FAQs

Unlocking Opportunities: A Guide to Owning Land in the Philippines for Global Dreamers and Returning Heroes

In general, only Filipino citizens and corporations or partnerships with least 60% of the shares are owned by Filipinos are entitled to own or acquire land in the Philippines. Foreigners or non-Philippine nationals may, however, purchase condominiums, buildings, and enter into a long-term land lease. It is for this reason that foreigners have set up businesses and own land via setting up corporation and partnerships. The Filipino government has incentives in place to entice foreigners to set up businesses in the Philippines.

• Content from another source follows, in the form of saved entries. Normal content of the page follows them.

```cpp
template <bool COUNT, bool SPEC>
struct VolpathMisMachine {
    typedef MisPathState<SPEC> P;
    typedef MisWeights<SPEC> W;
    const DScene &sc;
    Counters &cnt;
    DEV VolpathMisMachine(const DScene &sc_, Counters &cnt_) : sc(sc_), cnt(cnt_) {}
#if MTS_SPEC_N == 3
    DEV SpecCtx ctx(const P &) const { return SpecCtx(); }
#else
    DEV SpecCtx ctx(const P &p) const { SpecCtx cx = make_ctx(sc); cx.wl = p.wl; return cx; }
#endif

    DEV void queue_intersection(P &p) const {
        float bmint, bmaxt;
        bbox_ray_intersect(sc.bbox, p.ray, bmint, bmaxt);
        p.si.t = pm_inf();
        if (pm_max(p.ray.mint, bmint) <= bmaxt) p.flags |= FL_NEEDS_INT; else p.flags &= ~FL_NEEDS_INT;
    }
    template <class E> DEV static void park_put(const E &e, const W &a, const W &b) {
        constexpr int NR = SPEC ? MTS_SPEC_N : 1;
        for (int i = 0; i < NR; ++i) {
            MTS_GLOBAL_AS float *pa = e.park + MTS_SPEC_N * i, *pb = e.park + MTS_SPEC_N * (NR + i);
            pa[0] = a.r[i].x; pa[1] = a.r[i].y; pa[2] = a.r[i].z; pb[0] = b.r[i].x; pb[1] = b.r[i].y; pb[2] = b.r[i].z;
#if MTS_SPEC_N != 3
            pa[3] = a.r[i].w; pb[3] = b.r[i].w;
#endif
        }
    }
    template <class E> DEV static void park_get(const E &e, W &a, W &b) {
        constexpr int NR = SPEC ? MTS_SPEC_N : 1;
        for (int i = 0; i < NR; ++i) {
            const MTS_GLOBAL_AS float *pa = e.park + MTS_SPEC_N * i, *pb = e.park + MTS_SPEC_N * (NR + i);
            a.r[i].x = pa[0]; a.r[i].y = pa[1]; a.r[i].z = pa[2]; b.r[i].x = pb[0]; b.r[i].y = pb[1]; b.r[i].z = pb[2];
#if MTS_SPEC_N != 3
            a.r[i].w = pa[3]; b.r[i].w = pb[3];
#endif
        }
    }
    DEV bool walk_goes_on(const P &p) const {
        if (SPEC) return any_nonzero(mis_weight_w(p.wu));
        return any_nonzero(p.wu.r[0]) || any_nonzero(p.wn.r[0]);
    }
    template <class E> DEV void begin_sample(P &p, const E &e) const {
        const DSensor &se = sc.sensor;
        const float px = (float) (e.lx + (uint32_t) e.blk.ox), py = (float) (e.ly + (uint32_t) e.blk.oy);
        if (se.wavefront) seed_wavefront_sample(p.rng, se, e.blk, e.lx, e.ly, __float_as_uint(e.cold.f(C_SAMPLE)));
        F2 u = p.rng.next_2d();
        F2 position_sample; position_sample.x = px + u.x; position_sample.y = py + u.y;
        F2 aperture_sample; aperture_sample.x = .5f; aperture_sample.y = .5f;
        if (se.needs_aperture_sample) aperture_sample = p.rng.next_2d();
        if (se.shutter_open_time > 0.f) (void) p.rng.next_1d();
#if MTS_SPEC_N == 3
        (void) p.rng.next_1d();
#else
        {
            const float wavelength_sample = p.rng.next_1d();
            float wav_weight; Spec srf_weight;
            p.wl = sc.srf >= 0 ? sample_wavelengths_srf(sc, wavelength_sample, srf_weight) : sample_wavelengths(wavelength_sample, wav_weight);
        }
#endif
        F2 adjusted;
        adjusted.x = (position_sample.x - (float) se.crop_x) / (float) se.crop_w;
        adjusted.y = (position_sample.y - (float) se.crop_y) / (float) se.crop_h;
        F3 rw;
        p.ray = sensor_sample_ray(sc, adjusted, aperture_sample, rw);
        e.cold.f(C_POS) = position_sample.x; e.cold.f(C_POS + 1) = position_sample.y; e.cold.f(C_RAYW) = rw.x;
        p.medium = se.medium;
        p.res = spec_s(0.f); p.lsp = f3s(0.f); p.eta = 1.f; p.depth = 0;
        p.pf = mw_full<SPEC>(1.f); p.pn = mw_full<SPEC>(1.f); p.wn = mw_full<SPEC>(1.f); p.wu = mw_full<SPEC>(1.f);
#if MTS_SPEC_N == 3
        p.channel = sc.integrator.monochrome ? 0u : (uint32_t) pm_min(p.rng.next_1d() * 3.f, 2.f);
#else
        p.channel = 0u;
#endif
        p.si.p = f3s(0.f); p.si.uv.x = p.si.uv.y = 0.f; p.si.prim = 0; p.si.shape = -1;
        const bool hide_emitters = sc.integrator.hide_emitters != 0;
        p.flags = FL_ALIVE | ((!hide_emitters && sc.environment >= 0) ? FL_VALID_RAY : 0u) | (!hide_emitters ? FL_SPEC_CHAIN : 0u);
        p.wa = p.wb = 0.f;
        queue_intersection(p);
        p.mode = M_MAIN; p.st = S_TOP;
    }
    template <class E> DEV void end_nee(P &p, const E &e) const {
        const Spec fval = e.cold.get_spec(C_CW), emitted = e.cold.get_spec(C_EMIT);
        const float pdfv = e.cold.f(c_pdfv((p.flags & FL_FROM_MEDIUM) != 0));
        update_weights(p.wn, 1.0f, fval, p.channel, true);
        update_weights(p.wu, pdfv, fval, p.channel, true);
        p.res = p.res + mis_weight_w(p.wn, p.wu) * emitted;
        park_get(e, p.pf, p.pn);
        p.mode = M_MAIN; p.medium = __float_as_int(e.cold.f(C_SMED));
        F3 d = e.cold.get3(C_SD);
        p.ray.d = d; p.ray.d_rcp = vrcp(d);
        if (p.flags & FL_FROM_MEDIUM) { p.ray.o = e.cold.get3(C_SO); p.st = S_PHASE; }
        else { p.si = e.cold.get_hit(); p.st = S_BSDF; }
    }
    template <bool DEFER, class E> DEV void nee_done(P &p, const E &e) const { if (DEFER) p.st = S_ENDNEE; else end_nee(p, e); }
    template <class E> DEV void finish(P &p, const E &e) const { if (p.st == S_ENDNEE) end_nee(p, e); }
    template <bool DEFER = false, class E> DEV void top(P &p, const E &e) const {
        if (p.st != S_TOP) return;
        const uint32_t max_depth = (uint32_t) sc.integrator.max_depth, rr_depth = (uint32_t) sc.integrator.rr_depth;
        if (p.mode == M_MAIN) {
            bool active = (p.flags & FL_ALIVE) != 0;
            Spec mis_throughput = mis_weight_w(p.pf);
            float q = pm_min(hmax(mis_throughput) * (p.eta * p.eta), .95f);
            bool perform_rr = active && (p.depth > rr_depth);
            active = active && !(p.rng.next_1d() >= q && perform_rr);
            update_weights(p.pf, q, 1.0f, p.channel, perform_rr);
            active = active && !(p.depth >= max_depth);
            active = active && any_nonzero(mis_weight_w(p.pf));
            if (!active) p.st = S_NEW;
            else { if (COUNT) cnt.n_iter++; p.st = p.medium >= 0 ? S_MED : S_SURF; }
        } else {
            float remaining_dist = p.wb * (1.f - MTS_SHADOW_EPSILON) - p.wa;
            p.ray.maxt = remaining_dist;
            if (!(remaining_dist > 0.f)) nee_done<DEFER>(p, e);
            else { if (COUNT) cnt.n_nee_step++; p.st = p.medium >= 0 ? S_MED : S_SURF; }
        }
    }
    DEV static bool wants_int(const P &p) { return (p.st == S_MED || p.st == S_SURF) && (p.flags & FL_NEEDS_INT); }
    DEV static int classify(const P &p) {
        if (p.st == S_DONE) return B_DONE;
        if (wants_int(p)) return B_INT;
        if (p.st == S_MED) return p.mode == M_MAIN ? B_MED : B_MEDW;
        if (p.st == S_SCATTER) return B_SCATTER;
        if (p.st == S_SURF) return p.mode == M_MAIN ? B_SURF : B_WSURF;
        if (p.st == S_BSDF) return B_SURF;
        if (p.st == S_PHASE) return B_PHASE;
        return B_NEW;
    }

    template <class E> DEV void blk_new(P &p, const E &e) const {
        if (p.st != S_NEW) return;
        const DSensor &se = sc.sensor;
        F2 position_sample; position_sample.x = e.cold.f(C_POS); position_sample.y = e.cold.f(C_POS + 1);
        float acc[5];
        for (int k = 0; k < 5; ++k) acc[k] = e.cold.f(C_ACC + k);
#if MTS_SPEC_N == 3
        splat_sample_t<false>(sc, e.blk, e.lx, e.ly, position_sample, f3s(e.cold.f(C_RAYW)) * p.res, (p.flags & FL_VALID_RAY) != 0, e.film, acc);
#else
        {
            float wav_weight; (void) sample_wavelengths(0.f, wav_weight);
            const Spec ww = sc.srf >= 0 ? srf_weights_of(sc, p.wl) : spec_s(wav_weight);
            const Spec L = (ww * e.cold.f(C_RAYW)) * p.res;
            float xyz[3];
            spectrum_to_xyz(sc.cie, L, p.wl, xyz);
            const float v[5] = { xyz[0], xyz[1], xyz[2], (p.flags & FL_VALID_RAY) != 0 ? 1.f : 0.f, 1.f };
            if (sc.bin_count == 0) splat_values_t<false>(sc, e.blk, e.lx, e.ly, position_sample, v, e.film, acc);
            else splat_values_bins(sc, e.blk, e.lx, e.ly, position_sample, v, p.res, p.wl, e.film, acc);
        }
#endif
        const uint32_t sample_idx = __float_as_uint(e.cold.f(C_SAMPLE)) + 1u;
        if (sample_idx == e.sample_count) {
            float *own = (float *) (e.film + MTS_FILM_STRIDE(sc) * ((size_t) (e.blk.oy + (int) e.ly - se.crop_y) * se.crop_w + (e.blk.ox + (int) e.lx - se.crop_x)));
            for (int k = 0; k < 5; ++k) atomicAdd(own + k, acc[k]);
            p.st = S_DONE;
        } else {
            for (int k = 0; k < 5; ++k) e.cold.f(C_ACC + k) = acc[k];
            e.cold.f(C_SAMPLE) = __uint_as_float(sample_idx);
            begin_sample(p, e);
        }
    }
    template <class E> DEV void blk_int(P &p, const E &) const {
        if (!wants_int(p)) return;
        p.si = ray_intersect(sc, p.ray);
        p.flags &= ~FL_NEEDS_INT;
    }
    template <class E> DEV void blk_med(P &p, const E &) const {
        if (p.st != S_MED || p.mode != M_MAIN || (p.flags & FL_NEEDS_INT)) return;
        const uint32_t max_depth = (uint32_t) sc.integrator.max_depth, channel = p.channel;
        const float u = p.rng.next_1d();
        MedStep mi;
        const SpecCtx cx = ctx(p); (void) cx;
        WATERFALL_BEGIN(p.medium, mu)
            mi = medium_step<COUNT>(sc, cload(sc.media + mu), p.ray, u, channel, true, cnt MTS_CX);
        WATERFALL_END
        if (p.si.t < mi.t) mi.t = pm_inf();
#if MTS_TRAITS & MT_MEDIA
        const bool spectral = true, homogeneous = false, grey = MTS_SPEC_N == 3;
#elif MTS_TRAITS & MT_HOMOG
        const bool spectral = (mi.info & MI_SPECTRAL) != 0, homogeneous = true, grey = (mi.info & MI_GREY) != 0;
#else
        const bool spectral = (mi.info & MI_SPECTRAL) != 0, homogeneous = (mi.info & MI_HOMOGENEOUS) != 0, grey = (mi.info & MI_GREY) != 0;
#endif
        const Spec sigma_n = homogeneous ? spec_s(0.f) : mi.combined - mi.sigma_t;
        if (spectral) {
            float t = pm_min(mi.t, p.si.t) - mi.mint;
            if (homogeneous) {
                Spec tr = transmittance_exp(t, mi.combined);
                Spec free_flight_pdf = p.si.t < mi.t ? tr : tr * mi.combined;
                update_weights(p.pf, free_flight_pdf, tr, channel, true);
                update_weights(p.pn, free_flight_pdf, tr, channel, true);
            } else {
                const float tr = pm_exp(-t * mi.combined.x), free_flight_pdf = p.si.t < mi.t ? tr : tr * mi.combined.x;
                update_weights_uniform(p.pf, free_flight_pdf, tr);
                update_weights_uniform(p.pn, free_flight_pdf, tr);
            }
        }
        if (mi.t == pm_inf()) { p.st = S_SURF; return; }
        const bool null_scatter = p.rng.next_1d() >= div_by_invariant(pick(mi.sigma_t, channel), pick(mi.combined, channel), mi.inv_combined);
        if (null_scatter) {
            if (spectral && grey) {
                update_weights_uniform(p.pf, div_by_invariant(sigma_n.x, mi.combined.x, mi.inv_combined), sigma_n.x);
                update_weights_uniform(p.pn, 1.0f, sigma_n.x);
            } else if (spectral) {
                update_weights(p.pf, div_by_invariant(sigma_n, mi.combined, mi.inv_combined), sigma_n, channel, true);
                update_weights(p.pn, 1.0f, sigma_n, channel, true);
            } else {
                update_weights(p.pf, sigma_n, sigma_n, channel, true);
                update_weights(p.pn, 1.0f, div_by_invariant(sigma_n, mi.combined, mi.inv_combined), channel, true);
            }
            p.ray.o = mi.p; p.ray.mint = 0.f; p.si.t = p.si.t - mi.t;
            p.st = S_TOP;
            return;
        }
        p.depth += 1; p.lsp = mi.p;
        const bool sample_emitters = (mi.info & MI_SAMPLE_EMITTERS) != 0;
        if (!(p.depth < max_depth)) { p.flags &= ~FL_ALIVE; p.st = S_TOP; return; }
        if (sample_emitters) p.flags &= ~FL_SPEC_CHAIN;
        if (spectral && grey) update_weights_uniform(p.pf, div_by_invariant(mi.sigma_t.x, mi.combined.x, mi.inv_combined), mi.sigma_s.x);
        else if (spectral) update_weights(p.pf, div_by_invariant(mi.sigma_t, mi.combined, mi.inv_combined), mi.sigma_s, channel, true);
        else update_weights(p.pf, mi.sigma_t, mi.sigma_s, channel, true);
        p.flags |= FL_VALID_RAY;
        p.ray.o = mi.p;
        p.st = sample_emitters ? S_SCATTER : S_PHASE;
    }
    template <bool DEFER, class E> DEV void start_walk(P &p, const E &e, F3 ref_p, const DirSample &ds, Spec emitter_sample_weight, Spec fval, float pdfv, bool from_medium) const {
        park_put(e, p.pf, p.pn);
        p.wn = p.pf; p.wu = p.pf;
        Spec emitter_val = emitter_sample_weight * ds.pdf;
        if (ds.pdf == 0.f) emitter_val = spec_s(0.f);
        const bool active = ds.pdf != 0.f;
        update_weights(p.wn, ds.pdf, 1.0f, p.channel, active);
        e.cold.put_spec(C_CW, fval); e.cold.put_spec(C_EMIT, emitter_val);
        e.cold.put3(C_SD, p.ray.d); e.cold.f(C_SMED) = __int_as_float(p.medium);
        if (from_medium) { e.cold.put3(C_SO, p.ray.o); p.flags |= FL_FROM_MEDIUM; }
        else { e.cold.put_hit(p.si); p.flags &= ~FL_FROM_MEDIUM; }
        e.cold.f(c_pdfv(from_medium)) = pdfv;
        p.mode = M_NEE;
        if (!active) { nee_done<DEFER>(p, e); return; }
        p.wa = 0.f; p.wb = ds.dist;
        p.ray = spawn_ray(ref_p, ds.d);
        if (from_medium) p.ray.mint = 0.f;
        queue_intersection(p);
        p.st = S_TOP;
    }
    template <bool DEFER = false, class E> DEV void blk_scatter(P &p, const E &e) const {
        if (p.st != S_SCATTER) return;
        Spec esw;
        const SpecCtx cx = ctx(p); (void) cx;
        DirSample ds = sample_emitter_direction(sc, p.ray.o, p.rng.next_2d(), false, esw MTS_CX);
        float phase_val = 0.f;
        WATERFALL_BEGIN(p.medium, mu)
            phase_val = phase_eval<true>(sc, cload(sc.media + mu).phase, -p.ray.d, p.ray.o, ds.d MTS_CX);
        WATERFALL_END
        start_walk<DEFER>(p, e, p.ray.o, ds, esw, spec_s(phase_val), ds.delta ? 0.f : phase_val, true);
    }
    template <bool DEFER = false, class E> DEV void blk_medw(P &p, const E &e) const {
        if (p.st != S_MED || p.mode == M_MAIN || (p.flags & FL_NEEDS_INT)) return;
        const uint32_t channel = p.channel;
        const float u = p.rng.next_1d();
        MedStep mi;
        const SpecCtx cx = ctx(p); (void) cx;
        WATERFALL_BEGIN(p.medium, mu)
            mi = medium_step<COUNT>(sc, cload(sc.media + mu), p.ray, u, channel, false, cnt MTS_CX);
        WATERFALL_END
        if (p.si.t < mi.t) mi.t = pm_inf();
#if MTS_TRAITS & MT_MEDIA
        const bool spectral = true, homogeneous = false, grey = MTS_SPEC_N == 3;
#elif MTS_TRAITS & MT_HOMOG
        const bool spectral = (mi.info & MI_SPECTRAL) != 0, homogeneous = true, grey = (mi.info & MI_GREY) != 0;
#else
        const bool spectral = (mi.info & MI_SPECTRAL) != 0, homogeneous = (mi.info & MI_HOMOGENEOUS) != 0, grey = (mi.info & MI_GREY) != 0;
#endif
        const Spec sigma_n = homogeneous ? spec_s(0.f) : mi.combined - mi.sigma_t;
        const float remaining_dist = p.ray.maxt;
        if (spectral) {
            float t = pm_min(remaining_dist, pm_min(mi.t, p.si.t)) - mi.mint;
            const bool no_event = p.si.t < mi.t || mi.t > remaining_dist;
            if (homogeneous) {
                Spec tr = transmittance_exp(t, mi.combined);
                Spec free_flight_pdf = no_event ? tr : tr * mi.combined;
                update_weights(p.wn, free_flight_pdf, tr, channel, true);
                update_weights(p.wu, free_flight_pdf, tr, channel, true);
            } else {
                const float tr = pm_exp(-t * mi.combined.x), free_flight_pdf = no_event ? tr : tr * mi.combined.x;
                update_weights_uniform(p.wn, free_flight_pdf, tr);
                update_weights_uniform(p.wu, free_flight_pdf, tr);
            }
        }
        if (mi.t > remaining_dist && mi.t != pm_inf()) p.wa = p.wb;
        if (mi.t > remaining_dist) mi.t = pm_inf();
        if (mi.t == pm_inf()) { p.st = S_SURF; return; }
        p.wa += mi.t;
        p.ray.o = mi.p; p.ray.mint = 0.f; p.si.t = p.si.t - mi.t;
        if (spectral && grey) {
            update_weights_uniform(p.wn, 1.f, sigma_n.x);
            update_weights_uniform(p.wu, div_by_invariant(sigma_n.x, mi.combined.x, mi.inv_combined), sigma_n.x);
        } else if (spectral) {
            update_weights(p.wn, 1.f, sigma_n, channel, true);
            update_weights(p.wu, div_by_invariant(sigma_n, mi.combined, mi.inv_combined), sigma_n, channel, true);
        } else {
            update_weights(p.wn, 1.f, div_by_invariant(sigma_n, mi.combined, mi.inv_combined), channel, true);
            update_weights(p.wu, sigma_n, sigma_n, channel, true);
        }
        if (walk_goes_on(p)) p.st = S_TOP; else nee_done<DEFER>(p, e);
    }
    template <class E> DEV void blk_wsurf(P &p, const E &e) const {
        if (p.st != S_SURF || p.mode == M_MAIN || (p.flags & FL_NEEDS_INT)) return;
        const bool hit = hit_valid(p.si);
        p.wa += p.si.t;
        if (!hit) { end_nee(p, e); return; }
        Spec nt = spec_s(0.f); F3 n = f3s(0.f); int is_tr = 0, ext = -1, inte = -1;
        WATERFALL_BEGIN(p.si.shape, su)
            const DShape s = cload(sc.shapes + su);
            nt = s.bsdf_type == MTS_BSDF_NULL ? spec_s(1.f) : spec_s(0.f);
            is_tr = s.is_medium_transition; ext = s.exterior; inte = s.interior;
// ... 390 lines not shown
```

Nikkifarrell.com has the relevant contacts that can help foreigners, expatriates/expats, former Filipino nationals, OFWs, Balikbayans, and corporations purchasing and acquiring real property in the Philippines and can provide relevant information on Philippine laws and regulations regarding property purchase and acquisition, reviewal of general contracts, asset protection contracts, deeds of sale, taxes, and entire estate planning. In addition, our local real estate broker Peter T. Go will assist you in finding the type of property you are looking for in the Philippines. Click here to reach him

Decoding Land Ownership in the Philippines:
What Every Foreigner Should Know

In the Philippines, owning land can be complicated for non-Filipinos. However, there's a potential loophole: if a company has at least 60% Filipino ownership, it might be treated as a local entity. Nevertheless, investors aiming for complex ownership structures must grasp the intricacies of the Philippines' Anti-Dummy Law. This statute restricts the participation of foreign members on a company's Board of Directors to 40%, potentially influencing the ownership arrangements. Non-compliance with these regulations could result in the forfeiture of the property. Thus, a comprehensive understanding of the legal landscape is imperative before making any investment moves. Again, please use the expertise of Broker Peter Go to guide you.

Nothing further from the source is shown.